A just cause or just more bodies? Comparing real life political violence to Tarantino’s new blockbuster leaves a bad taste – Harry Browne
I don’t know many genuine pacifists. When I was a kid in the US, I sported a peace-sign around my neck from an early age, but saw many of the most passionate opponents of the Vietnam War simultaneously supporting, say, the IRA in Northern Ireland, or Israel fighting its Arab neighbours.
When I got to Ireland in the 1980s, lots of people who wanted ‘peace’ in the North nonetheless professed solidarity with the ANC in South Africa or the FMLN in El Salvador. Some Irish politicians who were averse to bloodshed when IRA bullets were the cause were cheerleaders for, say, the US war against Iraq in 1991, where the merciless death-toll on the roads to Basra alone may have exceeded in a few hours the numbers killed by the IRA throughout the Troubles.

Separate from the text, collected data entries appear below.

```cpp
int omni_launch_conv(const omni_op_t* op, hipStream_t s);
int omni_launch_gemm_dma(const omni_op_t* op, hipStream_t s);
int omni_launch_split_convert(const omni_op_t* op, hipStream_t s);
int omni_launch_chan_repack(const omni_op_t* op, hipStream_t s);
int omni_launch_mlp_fused(const omni_op_t* op, hipStream_t s);
int omni_launch_avgpool2(const omni_op_t* op, hipStream_t s);
int omni_launch_maxpool(const omni_op_t* op, hipStream_t s);
int omni_launch_resize_nearest(const omni_op_t* op, hipStream_t s);
int omni_launch_letterbox(const omni_op_t* op, hipStream_t s);
int omni_launch_detect_decode(const omni_op_t* op, hipStream_t s);
int omni_launch_nms(const omni_op_t* op, hipStream_t s);
int omni_launch_dwconv3(const omni_op_t* op, hipStream_t s);
int omni_launch_layernorm(const omni_op_t* op, hipStream_t s);
int omni_launch_dwconv3_ln(const omni_op_t* op, hipStream_t s);
int omni_launch_attention(const omni_op_t* op, hipStream_t s);
int omni_launch_misc(const omni_op_t* op, hipStream_t s);
int omni_launch_vocab_step(const omni_op_t* op, hipStream_t s);
int omni_launch_visual_match(const omni_op_t* op, hipStream_t s);
long long omni_visual_match_part_bytes(const omni_op_t* op);
int omni_launch_region_ocr(const omni_op_t* op, hipStream_t s);
bool omni_region_ocr_extents(const omni_op_t* op, long long ext[8]);
int omni_launch_glue(const omni_op_t* op, hipStream_t s);
int omni_launch_overlay(const omni_op_t* op, hipStream_t s);
int omni_launch_png_pack(const omni_op_t* op, hipStream_t s);
int omni_launch_png_deflate(const omni_op_t* op, hipStream_t s);
```

omniparser_amd/florence.py:

```python
import contextlib
import json
import math
import os
from pathlib import Path
from types import SimpleNamespace
from typing import Dict, List, Optional

import numpy as np
import torch

from . import _lib as L
from .planner import PlanBuilder, View, torch_dtype

PROMPT_IDS = [0, 2264, 473, 5, 2274, 6190, 116, 2]
TEXT_CAPACITIES = (8, 16, 32, 64)


def text_capacity(n_tokens: int) -> int:
    for c in TEXT_CAPACITIES:
        if n_tokens <= c:
            return c
    raise ValueError(f"a prompt of {n_tokens} tokens exceeds the captioner's limit of {TEXT_CAPACITIES[-1]} prompt tokens "
                     "(bos and eos included)")


_BUCKETS = tuple(sorted({min(max(int(x), 1), 128) for x in os.environ.get("OMNI_CAPTION_BUCKETS", "8,16,32,64,96,128").split(",")} | {128}))
CLIP_MEAN = (0.485, 0.456, 0.406)
CLIP_STD = (0.229, 0.224, 0.225)
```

It is, evidently, very hard to separate one’s sense of the legitimacy of a cause, or of a set of actors, from the legitimacy of the means they use to advance it. The question is complicated further when body-counts themselves become a measure of legitimacy.
I recently returned from Gaza, where comparative death-tolls are frequently wielded to highlight the brutality of the 2008-09 war (roughly 1,400 dead Palestinians versus 13 Israelis) and the one last November (160 versus six). But the imbalance in the means of violence, suggestive though it is, explains little, and does not begin to capture the crushing oppression, the incapacity to lead a normal life, that the people of this once-beautiful strip of land have to endure between outbreaks of ‘war’.
Given the ubiquitousness of political violence, the relevant question about Gaza is not “how dare they fire those rockets?”. We should ask, instead, what decent or fearful or otherwise-restraining impulse causes Palestinians to use violence as little as they do?
Leonardo Di Caprio’s creepy Calvin Candie attempts to answer a similar question about African-American slaves in Quentin Tarantino’s ‘Django Unchained’. An amateur phrenologist, Candie believes Africans have a “submissive” ridge on their brains. Candie and his plantation will learn the hard way that phrenology is rubbish, but Tarantino has been criticised for suggesting that Jamie Foxx’s killing-machine, Django, is the “one n—-r in 10,000” with the desire and capacity to fight back effectively — and for making his resistance so indiscriminately brutal.
Substantial slave rebellions in the pre-Civil War South were pretty rare, but the balance of violent capacity probably explains why: many risings and alleged risings were bloodily nipped in the bud. Nat Turner led a rebellion in Virginia in 1831, however, that killed about 50 white men, women and children, and which indicates that Tarantino may even have soft-pedalled what violent resistance to brutal oppression looks like when it is “unchained”.
Movie audiences are shocked, and laugh a little, when Django blows away a relatively harmless white woman who poses no direct threat to him. How would they react to the reality of Turner, who by his own confession sent his fellow-rebels back to kill a baby that had been forgotten while they slaughtered the rest of the white family? Black folklore says that the heroic Nat, who had previously played with that same baby on his knee, dashed its brains against a wall.
William Styron, in his 1967 novel The Confessions of Nat Turner, made Turner personally cowardly, sexually repressed, a house-slave whose scripturally inspired rebellion didn’t conceal his contempt for other black people. Tarantino is the anti-Styron: his Django is clever, competent and focussed, more closely resembling the rebel of black mythology. Much has been made of his film’s violence, but Tarantino’s camera largely averts its eyes artfully from direct violence against black people, while it positively revels in the tearing of white flesh. (When Django’s German friend Schultz (Christoph Waltz) is sickened by an attack on a slave, Django explains it coolly with the film’s best line: “I’m just a little more used to Americans than he is”).
But Tarantino, lover of Hollywood’s version of heroism, can’t or won’t imagine what collective resistance might look like – e.g. the thousands of slaves who, once the Civil War started, headed for Union lines to join the fight against slavery. Or the millions of Palestinians whose resistance may consist of no more than continuing to live, and love life, in their own country.